El Operativo Cóndor, financiado por la militancia peronista y el empresario periodístico Héctor Ricardo García, fue previsiblemente frustrado pero el impacto resultó enorme y, entre otras cosas, contribuyó a deteriorar la dictadura a pocos meses del golpe del Onganía. Años después, García activaría la segunda etapa del Operativo con Ringo.
Ringo, el que noqueó a Alí
Bonavena era parte de la comitiva que iría alentar a Saldaño -quien finalmente perdió-, entre otros, junto a García, Tito Lectoure y Carlos Monzón -que había dado una brutal paliza al cubano en febrero de ese año-. No eran los mejores tiempos para Ringo, el pibe de familia numerosa que salido de Unidos de Pompeya había dado una de los peleas más difíciles a Cassius Clay en el Madison Square Garden de New York en 1970. Dicho por el mismo Muhammad Ali.
Su fama decrecía a medida que sumaba escándalos propios, como la mandíbula que rompe en un confuso hecho en Mar del Plata, en el Hotel Hermitage, o ajenos, como las detenciones de hermanos por grescas y dólares falsos o los intentos de suicidio de la madre de sus hijos.
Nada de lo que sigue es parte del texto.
# polfosol/micro-AES

Hardware: AMD Instinct MI355X
Metric: GiB/s encrypted (AES-128-CTR, 1 GiB buffer per GPU) (higher is better)
Workload: dtype u8; 1 GPU; AES-128-CTR, 1024 MiB per GPU, device-resident, splitmix64 seed 2; parallelism=shard1, bytes_per_gpu=1073741824

## Files before the change

### micro-aes_amd/csrc/uaes_ctr.hip.h

```cpp
#ifndef UAES_CTR_HIP_H_
#define UAES_CTR_HIP_H_

#include "uaes_aes.hip.h"

__device__ __forceinline__ void ctr_words(const uaesk_ctr &c, u64 i, u32 (&w)[4])
{
    if (c.le32) {
        w[0] = c.w0 + (u32)i;
        w[1] = c.w1; w[2] = c.w2; w[3] = c.w3;
        return;
    }
    const u64 v = (c.v0 + i) & 0x00FFFFFFFFFFFFFFull;
    w[0] = c.w0;
    w[1] = c.w1;
    w[2] = bswap32((c.b8 << 24) | (u32)(v >> 32));
    w[3] = bswap32((u32)v);
}

template <int NR, typename LC>
__device__ __forceinline__ uint4 ctr_one_block(const uaesk_rk &rk, const uaesk_ctr &ctr, const uint4 *in, uint4 *out,
                                               u64 i, const LC &lc)
{
    u32 s1[1][4];
    ctr_words(ctr, i, s1[0]);
    enc_blocks<NR, 1>(s1, rk, lc);
    const uint4 d = in[i];
    const uint4 c = make_uint4(d.x ^ s1[0][0], d.y ^ s1[0][1], d.z ^ s1[0][2], d.w ^ s1[0][3]);
    out[i] = c;
    return c;
}

template <int NR, typename LC>
__device__ __forceinline__ void ctr_byte_tail(const uaesk_rk &rk, const uaesk_ctr &ctr, const uint4 *in, uint4 *out,
                                              u64 nfull, u32 rem, const LC &lc)
{
    u32 s1[1][4];
    ctr_words(ctr, nfull, s1[0]);
    enc_blocks<NR, 1>(s1, rk, lc);
    const unsigned char *src = (const unsigned char *)(in + nfull);
    unsigned char *dst = (unsigned char *)(out + nfull);
    for (u32 i = 0; i < rem; ++i)
        dst[i] = src[i] ^ (unsigned char)(s1[0][i >> 2] >> (8 * (i & 3)));
}

template <int NR, typename LC>
__device__ __forceinline__ void ctr_edge_blocks(const uaesk_rk &rk, const uaesk_ctr &ctr, const uint4 *in, uint4 *out,
                                                u64 pre_end, u64 suf, u64 nfull, u32 rem, const LC &lc)
{
    const u64 nedge = pre_end + (nfull - suf);
    const u64 per = (nedge + gridDim.x - 1) / gridDim.x;
    const u64 lo = (u64)blockIdx.x * per;
    u64 hi = lo + per;
    if (hi > nedge) hi = nedge;
    for (u64 e = lo + threadIdx.x; e < hi; e += UAES_WG)
        (void)ctr_one_block<NR>(rk, ctr, in, out, e < pre_end ? e : suf + (e - pre_end), lc);
    if (rem && blockIdx.x == 0 && threadIdx.x == 0) ctr_byte_tail<NR>(rk, ctr, in, out, nfull, rem, lc);
}

#define CTRS_CHUNK 64u

static inline bool ctr_stripes_cross_a(const uaesk_ctr *c, u64 g_lo, u64 n8)
{
    if (!n8) return false;
    const u64 vbase = c->v0 - (c->v0 & 0xffu);
    const u64 first = vbase + (g_lo << 8), last = vbase + ((g_lo + 8 * n8) << 8) - 1;
    return (first >> 40) != (last >> 40);
}

struct CtrGeo {
    u64 first;
    u64 iters;
};

__device__ __forceinline__ u64 ctr_geo_group0(const CtrGeo &g, u64 it)
{
    return g.first + 8ull * ((u64)blockIdx.x + (u64)gridDim.x * it);
}

struct CtrNoFold {
    static constexpr bool of_input = false;
    static constexpr int round_prio = 1;
    static constexpr bool expand2 = true;
    static constexpr bool text_ahead = true;
    __device__ __forceinline__ void operator()(const uint4 &, const uint4 &) const {}
};
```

Tampoco la carrera sumaba puntos con peleas intrascendentes y humillantes, una en Denver por citar, con un convicto que salía a boxear. Por eso esta vuelta a las tapas, que tanto gustaban a Bonavena, debe haber sido un shot para el boxeador, a pesar de sentarse junto a Monzón, a quien no le tenía mucha simpatía. Pero faltaba, claro, el golpe publicitario del MC Ringo.
Operativo Ringo: "Las Malvinas son de Argentina"
En alguna juntada en la casa de García, vecino de Bonavena en Palermo, hablando entre proyectos como el western que supuestamente financiaría el empresario, salió seguro la anécdota del viaje a Malvinas. Y Ringo, que ponía a la Patria junto con la Vieja -Doña Dominga- antes que todo, debió prenderse la lamparita. O al mismo García, que además tenía el sensacionalista "Así" y el popular "Crónica".
Sea como fuere, Bonavena se apareció ante la prensa internacional con la icónica remera en color oscuro y letras claras bien visibles. Y con una particular inscripción bordada en inglés: "The Malvinas are Argentina"s". O sea "Las Malvinas son de Argentina". Pocos repararon la provocación. Que en 1982 se convertiría en la tragedia de un país.
No sabemos si la fatídica noche del 22 de mayo de 1976, a la afueras del World Famous Mustang Ranch, Nevada, Estados Unidos, llevaba esa remera debajo. Tampoco si estaba dentro de sus pertenencias, que los mafiosos quemaron en la casa rodante a la afueras de la ciudad. Quizá el impacto mortal, una bala usada para cazar venados, disparada por un agresor que condenaron solamente a dos años y salió enseguida bajo fianza, perforó el pecho del Rey de Parque Patricios, y desgarró ese trapo lucido con orgullo, como tantas otras balas que atravesarían a soldados argentinos en las Islas Malvinas. Ninguna sangre será en vano.